What you are asked to do -> Which lines of the records contain "keep"? Collect every one of them.

-*-

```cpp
extern "C" int te_conv_s2s6_supported(int B, int K, int M, int H, int W) {
    if (!(B > 0 && K >= 32 && K % KC == 0 && M >= BM && M % BM == 0 && H >= TH && H % TH == 0 && W >= TWO && W % TWO == 0)) return 0;
    return ((int64_t)K * (2 * H + 1) * (2 * W + 1) * 4 < 0x7FFFFFFF && (int64_t)B * (H / TH) * (W / TWO) * (M / BM) < 0x7FFFFFF0) ? 1 : 0;
}

static std::atomic<int> g_s2_form{1};
extern "C" int te_conv_s2s6_form(int form) {
    const int old = g_s2_form.load(std::memory_order_relaxed);
    if (form >= 0 && form <= 2) g_s2_form.store(form, std::memory_order_relaxed);
    return old;
}

int te_s2s6_launch(float* out, const float* in, const float* U, const float* isc, const float* osc, const float* bias, const float* res,
                   const float* mask_ref, float mask_gain, int act, int B, int K, int M, int H, int W, hipStream_t s) {
    TE_REQUIRE(te_conv_s2s6_supported(B, K, M, H, W), TE_ERR_UNSUPPORTED,
               "te_conv_f32(TE_CONV_S2S6): needs K %% 16 == 0 (>= 32), M %% 64 == 0, H %% 8 == 0, W %% 16 == 0 (te_conv_s2s6_supported)");
    TE_REQUIRE((reinterpret_cast<uintptr_t>(U) & 15) == 0 && (reinterpret_cast<uintptr_t>(in) & 3) == 0, TE_ERR_UNSUPPORTED,
               "te_conv_f32(TE_CONV_S2S6): 16-byte aligned packed weights required");
    S2Args a{};
    a.out = out; a.in = in; a.U = reinterpret_cast<const u32x4*>(U); a.isc = isc; a.osc = osc; a.bias = bias; a.res = res;
    a.mref = mask_ref; a.mgain = mask_gain; a.act = act;
    a.B = B; a.K = K; a.M = M; a.H = H; a.W = W; a.Hi = 2 * H + 1; a.Wi = 2 * W + 1;
    a.tiles_x = W / TWO; a.tiles_y = H / TH; a.mblocks = M / BM;
    a.ntiles = B * a.tiles_x * a.tiles_y;
    a.nt8 = te::xcd_banded() ? (int)te::cdiv(a.ntiles, 8) : 0;
    const int64_t blocks = te::cdiv(a.ntiles, 8) * 8 * a.mblocks;
    const size_t lds = (size_t)U_SLOTS * 1024 + 2 * (size_t)TP_DWORDS * 4;
    const int form = g_s2_form.load(std::memory_order_relaxed);
    const int64_t blocks_q = te::cdiv(a.ntiles, 8) * 8 * (M / (2 * BM));
    if (split6_two_image(form, M, blocks_q)) {
        a.mblocks = M / (2 * BM);
        SPLIT6_LAUNCH_ISC(s2s6q_kernel, isc, dim3((unsigned)blocks_q), WT, lds, s, a);
    } else {
        SPLIT6_LAUNCH_ISC(s2s6_kernel, isc, dim3((unsigned)blocks), WT, lds, s, a);
    }
    return te::launch_status("te_conv_f32(TE_CONV_S2S6)");
}
```

### transeditor_amd/csrc/split6_common.h

```cpp
#pragma once
#include "conv_common.h"

typedef short bf16x8 __attribute__((ext_vector_type(8)));
typedef __bf16 bf16x2 __attribute__((ext_vector_type(2)));
typedef float f32x2 __attribute__((ext_vector_type(2)));
typedef float f32x2u __attribute__((ext_vector_type(2), aligned(4)));
typedef float f32x4u __attribute__((ext_vector_type(4), aligned(4)));
typedef unsigned u32x4 __attribute__((ext_vector_type(4)));

__device__ __forceinline__ void split6_barrier() { asm volatile("s_waitcnt lgkmcnt(0)\n\ts_barrier" ::: "memory"); }
__device__ __forceinline__ void split6_wait_vm() { asm volatile("s_waitcnt vmcnt(0)" ::: "memory"); }
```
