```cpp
bool pwblk_covered(int cin, int cmid, int cout, int w) { return cin == PB_CIN && cmid == PB_C && cout == PB_COUT && w >= 1 && w <= PB_WMAX; }

int launch_pwblk_f16s(const float* x, const void* w2split, const float* descale2, const float* shift2, const float* wd, const float* dscale,
                      const float* dshift, const void* w3split, const float* descale3, const float* shift3, float* y, int n, int h, int w,
                      int a_log2, int a_log2_blk, int act, int segs, hipStream_t s) {
    HSEFR_REQUIRE(n >= 0 && h > 0 && w > 0 && w <= PB_WMAX, HSEFR_ERR_UNSUPPORTED, "pwblk_f16split: map %d x %d not covered (rows of at most %d pixels)",
                  h, w, PB_WMAX);
    HSEFR_REQUIRE(a_log2 > 0 && a_log2 <= 12 && a_log2_blk > 0 && a_log2_blk <= 12, HSEFR_ERR_INVALID, "pwblk_f16split: a_log2=%d / %d (1..12)", a_log2,
                  a_log2_blk);
    HSEFR_REQUIRE(segs >= 0, HSEFR_ERR_INVALID, "pwblk_f16split: segs=%d", segs);
    if (n == 0) return HSEFR_OK;
    HSEFR_REQUIRE((long long)n * h * w * PB_COUT * 4 < (1ll << 32) - 16, HSEFR_ERR_UNSUPPORTED, "pwblk_f16split: tensors beyond 4 GB");
    PwBlkParams p;
    p.x = x; p.w2 = (const float*)w2split; p.ds2 = descale2; p.sh2 = shift2;
    p.wd = (const f32x4*)wd; p.dscale = (const f32x4*)dscale; p.dshift = (const f32x4*)dshift;
    p.w3 = (const float*)w3split; p.ds3 = descale3; p.sh3 = shift3; p.y = y;
    p.nimg = n; p.H = h; p.W = w;
    int S = segs;
    if (S == 0) {
        const int fill = (int)((PB_GRID + (unsigned)n - 1) / (unsigned)n), most = h / 4 > 1 ? h / 4 : 1;
        S = fill < most ? fill : most;
    }
    p.S = S < h ? S : h;
    if (p.S > PB_ITEMS) p.S = PB_ITEMS;
    p.kS = hsefr_udiv_make(p.S >= 2 ? (unsigned)p.S : 2u);
    p.a_scale2 = ldexpf(1.f, a_log2);
    p.a_scale3 = ldexpf(1.f, a_log2_blk);
    p.reverse = sweep_reverse();
    HSEFR_REQUIRE(act == HSEFR_ACT_RELU6 || act == HSEFR_ACT_RELU || act == HSEFR_ACT_NONE, HSEFR_ERR_UNSUPPORTED, "pwblk_f16split: act %d", act);
    p.act = act;
    const int per = (int)(PB_GRID * PB_ITEMS) / p.S;
    for (int n0 = 0; n0 < n; n0 += per) {
        p.nimg = n - n0 < per ? n - n0 : per;
        p.x = x + (size_t)n0 * h * w * PB_CIN;
        p.y = y + (size_t)n0 * h * w * PB_COUT;
        p.total = (unsigned)p.nimg * (unsigned)p.S;
        const unsigned g = p.total < PB_GRID ? p.total : PB_GRID;
        HSEFR_LAUNCH(pwblk_stream_f16s_kernel, dim3(g), dim3(512), 0, s, p);
    }
    return launch_status("pwblk_f16split");
}

}
```

Measured before the change: 262,100.

## Deepen pwblk global-load pipeline, template on width-bucket and activation

Measured after the change: 264,300 (median of 6 runs). Within noise of the previous version (+0.8%).

```diff
diff --git a/hse_facerec_tf_amd/csrc/dwpw_f16s.hip b/hse_facerec_tf_amd/csrc/dwpw_f16s.hip
--- a/hse_facerec_tf_amd/csrc/dwpw_f16s.hip
+++ b/hse_facerec_tf_amd/csrc/dwpw_f16s.hip
@@ -27,7 +27,10 @@
     int nimg;
     unsigned m_n, m_w, m_h;
     int rows, seam;
-    unsigned m_seam;
+    union {
+        unsigned m_seam;
+        int act;
+    };
     unsigned long long* stamps;
 };
 
@@ -39,7 +42,7 @@
 __device__ __forceinline__ float relu6(float v) { return fminf(fmaxf(v, 0.f), 6.f); }
 __device__ __forceinline__ unsigned fastdiv(unsigned x, unsigned m) { return m ? __umulhi(x, m) : x; }
 
-template <int STRIDE, int TW, int BN, int OCC, int ACT>
+template <int STRIDE, int TW, int BN, int OCC>
 __global__ __launch_bounds__(256, OCC) void dwpw_f16s_kernel(DwPwSParams p) {
     constexpr int TH = 128 / TW;
     constexpr int U = TW * 8;
@@ -183,19 +186,28 @@
 #pragma unroll
             for (int mi = 0; mi < 2; ++mi) {
                 const int Rb = wm * 64 + mi * 32 + 4 * lh;
+                float o[16];
+#pragma unroll
+                for (int r = 0; r < 16; ++r) o[r] = fmaf(acc[mi][ni][r], ds, sh);
+                if (p.act == HSEFR_ACT_RELU6) {
+#pragma unroll
+                    for (int r = 0; r < 16; ++r) o[r] = apply_act<HSEFR_ACT_RELU6>(o[r]);
+                } else if (p.act == HSEFR_ACT_RELU) {
+#pragma unroll
+                    for (int r = 0; r < 16; ++r) o[r] = apply_act<HSEFR_ACT_RELU>(o[r]);
+                }
                 if (full) {
 #pragma unroll
                     for (int r = 0; r < 16; ++r) {
                         const int R = Rb + (r & 3) + 8 * (r >> 2);
-                        ybase[((size_t)(oh0 + R / TW) * p.OW + ow0 + (R % TW)) * p.Cout + col] = apply_act<ACT>(fmaf(acc[mi][ni][r], ds, sh));
+                        ybase[((size_t)(oh0 + R / TW) * p.OW + ow0 + (R % TW)) * p.Cout + col] = o[r];
                     }
                 } else {
 #pragma unroll
                     for (int r = 0; r < 16; ++r) {
                         const int R = Rb + (r & 3) + 8 * (r >> 2);
                         const int oh = oh0 + R / TW, owc = ow0 + (R % TW);
-                        if (oh < p.OH && owc < p.OW)
-                            ybase[((size_t)oh * p.OW + owc) * p.Cout + col] = apply_act<ACT>(fmaf(acc[mi][ni][r], ds, sh));
+                        if (oh < p.OH && owc < p.OW) ybase[((size_t)oh * p.OW + owc) * p.Cout + col] = o[r];
                     }
                 }
             }
@@ -774,12 +786,9 @@
     p.total = (unsigned)total;
     const unsigned cap = 256u * OCC;
     const unsigned g = p.total < cap ? p.total : cap;
-#define HSEFR_DWPWS(A) HSEFR_LAUNCH((dwpw_f16s_kernel<STRIDE, TW, BN, OCC, A>), dim3(g), dim3(256), 0, s, p)
-    if (act == HSEFR_ACT_RELU6) HSEFR_DWPWS(HSEFR_ACT_RELU6);
-    else if (act == HSEFR_ACT_RELU) HSEFR_DWPWS(HSEFR_ACT_RELU);
-    else if (act == HSEFR_ACT_NONE) HSEFR_DWPWS(HSEFR_ACT_NONE);
-    else { set_error("dwpw_f16split: act %d", act); return HSEFR_ERR_UNSUPPORTED; }
-#undef HSEFR_DWPWS
+    HSEFR_REQUIRE(act == HSEFR_ACT_RELU6 || act == HSEFR_ACT_RELU || act == HSEFR_ACT_NONE, HSEFR_ERR_UNSUPPORTED, "dwpw_f16split: act %d", act);
+    p.act = act;
+    HSEFR_LAUNCH((dwpw_f16s_kernel<STRIDE, TW, BN, OCC>), dim3(g), dim3(256), 0, s, p);
     return launch_status("dwpw_f16split");
 }
 
diff --git a/hse_facerec_tf_amd/csrc/pwblk_stream.hip b/hse_facerec_tf_amd/csrc/pwblk_stream.hip
--- a/hse_facerec_tf_amd/csrc/pwblk_stream.hip
+++ b/hse_facerec_tf_amd/csrc/pwblk_stream.hip
@@ -1,3 +1,5 @@
+#include <type_traits>
+
 #include "common.h"
 
 #ifndef PB_ABLATE
@@ -41,7 +43,6 @@
     unsigned total;
     float a_scale2, a_scale3;
     int reverse;
-    int act;
     hsefr_udiv kS;
 };
 
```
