# shacklettbp/madrona-learn

Hardware: AMD Instinct MI355X
Metric: env-steps/sec whole-node, 65536-env PPO, at 1/2/4/8 MI355X (higher is better)
Workload: dtype bf16; 1 GPU; 65536-env PPO iteration (BASELINE metric; SURVEY B8 semantics): T=32, obs=64, MLP[256,256], heads [4,8,5,5,2,2]+critic, 2 epochs x 32 minibatches of 2048 seqs (global), envs and minibatches split over 1 GPU(s); config=headline, total_envs=65536, envs_per_gpu=65536, global_minibatch_seqs=2048, minibatches_per_epoch=32, steps_per_update=32, parallelism=dp1, critic=scalar, hip_graph=True, sim_step=whole_rollout_one_launch

## Files before the change

### madrona-learn_amd/csrc/ppo_rows16.h

```cpp

#pragma once


template <int D> __device__ inline float r16_pair_dpp(float a, float b) {
    float r;
    if constexpr (D == 8)
        asm volatile(
            "s_nop 1\n\t"
            "v_add_f32_dpp %0, %1, %1 row_ror:8 row_mask:0xf bank_mask:0x3\n\t"
            "v_add_f32_dpp %0, %2, %2 row_ror:8 row_mask:0xf bank_mask:0xc"
            : "=&v"(r)
            : "v"(a), "v"(b));
    else
        asm volatile(
            "s_nop 1\n\t"
            "v_add_f32_dpp %0, %1, %1 row_ror:12 row_mask:0xf bank_mask:0x5\n\t"
            "v_add_f32_dpp %0, %2, %2 row_ror:4 row_mask:0xf bank_mask:0xa"
            : "=&v"(r)
            : "v"(a), "v"(b));
    return r;
}

__device__ inline int r16_colf(int qd, int lane) {
    const int r = lane & 15, g = lane >> 4;
    return 16 * (4 * qd + (r >> 2)) + 4 * g + (r & 3);
}
__device__ inline void r16_put_cols(float* cpl, const float (&cb)[4], const float (&cg)[4],
                                    int lane) {
#pragma unroll
    for (int qd = 0; qd < 4; ++qd) {
        const int f = r16_colf(qd, lane);
        cpl[f] = cb[qd];
        cpl[kR16H + f] = cg[qd];
    }
}

__device__ inline float r16_rowsum8(const float (&w)[8], int lane) {
    float x[4], y[2];
#pragma unroll
    for (int i = 0; i < 4; ++i) x[i] = r16_pair_dpp<4>(w[i], w[i + 4]);
    const bool h1 = (lane & 2) != 0, h0 = (lane & 1) != 0;
#pragma unroll
    for (int i = 0; i < 2; ++i) {
        const float keep = h1 ? x[i + 2] : x[i], send = h1 ? x[i] : x[i + 2];
        y[i] = keep + xlane<2>(send);
    }
    const float keep = h0 ? y[1] : y[0], send = h0 ? y[0] : y[1];
    return keep + xlane<1>(send);
}

__device__ inline float r16_dy(float z, float mean, float rstd, float gam, float bet, float da,
                               bool live, float& xh) {
    const float zc = z - mean;
    xh = zc * rstd;
    const float y = __builtin_fmaf(zc, rstd * gam, bet);
    return ((y > relu_thr<bf16>()) & live) ? da : 0.f;
}

__device__ inline void r16_dz_block(const f32x4& u, uint32_t (&zwb)[2], float mean,
                                    float rstd, float ca, float cbc, uint32_t (&dzb)[2]) {
#pragma unroll
    for (int k = 0; k < 2; ++k) {
        zwb[k] = r16_late(zwb[k]);
        const f2v zc = up_bf16(zwb[k]) - f2v{mean, mean};
        const f2v d = f2v{rstd, rstd} * f2v{u[2 * k], u[2 * k + 1]} +
                      (f2v{ca, ca} * zc + f2v{cbc, cbc});
        dzb[k] = pk_bf16(d.x, d.y);
    }
}

__device__ inline void r16_ln_bwd(f32x4 (&acc)[kR16NB], uint32_t (&zw)[kR16NB][2],
                                  float mean, float rstd, const float* gm, int g, int lane,
                                  bool live, uint32_t (&dzw)[kR16NB][2], float (&cb)[4],
                                  float (&cg)[4]) {
    mean = r16_late(mean);
    rstd = r16_late(rstd);
    float su = 0.f, sv = 0.f;
    constexpr int ord[4] = {0, 2, 1, 3};
    R16GB gb(gm, g, 0);
#pragma unroll
    for (int qd = 0; qd < kR16NB / 4; ++qd) {
        float wb[8], wg[8];
#pragma unroll
        for (int hp = 0; hp < 2; ++hp) {
            float pb[8], pg[8];
#pragma unroll
            for (int k = 0; k < 2; ++k) {
                const int step = 4 * qd + 2 * hp + k;
                const int b = 4 * qd + ord[2 * hp + k];
                float4 G, B;
                gb.take_now(b, G, B);
                const float gv[4] = {G.x, G.y, G.z, G.w}, bv[4] = {B.x, B.y, B.z, B.w};
                zw[b][0] = r16_late(zw[b][0]);
                zw[b][1] = r16_late(zw[b][1]);
#pragma unroll
                for (int i = 0; i < 4; ++i) {
                    float xh;
                    const float z = up_bf16(zw[b][i >> 1])[i & 1];
                    const float dy = r16_dy(z, mean, rstd, gv[i], bv[i], acc[b][i], live, xh);
                    const float u = dy * gv[i];
                    su += u;
                    sv = __builtin_fmaf(u, xh, sv);
                    acc[b][i] = u;
                    pb[4 * k + i] = dy;
                    pg[4 * k + i] = dy * xh;
                }
            }
            __builtin_amdgcn_sched_barrier(0);
#pragma unroll
            for (int i = 0; i < 4; ++i) {
                wb[4 * hp + i] = r16_pair_dpp<8>(pb[i], pb[4 + i]);
                wg[4 * hp + i] = r16_pair_dpp<8>(pg[i], pg[4 + i]);
            }
        }
        cb[qd] = r16_rowsum8(wb, lane);
        cg[qd] = r16_rowsum8(wg, lane);
    }
    su = add_xor32(add_xor16(su));
    sv = add_xor32(add_xor16(sv));
    const float invH = 1.0f / (float)kR16H;
    const float ca = -(rstd * rstd) * (sv * invH), cbc = -rstd * (su * invH);
#pragma unroll
    for (int b = 0; b < kR16NB; ++b) r16_dz_block(acc[b], zw[b], mean, rstd, ca, cbc, dzw[b]);
}
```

-*-

Task output ->
        const float keep = h1 ? x[i + 2] : x[i], send = h1 ? x[i] : x[i + 2];
        y[i] = keep + xlane<2>(send);
    const float keep = h0 ? y[1] : y[0], send = h0 ? y[0] : y[1];
    return keep + xlane<1>(send);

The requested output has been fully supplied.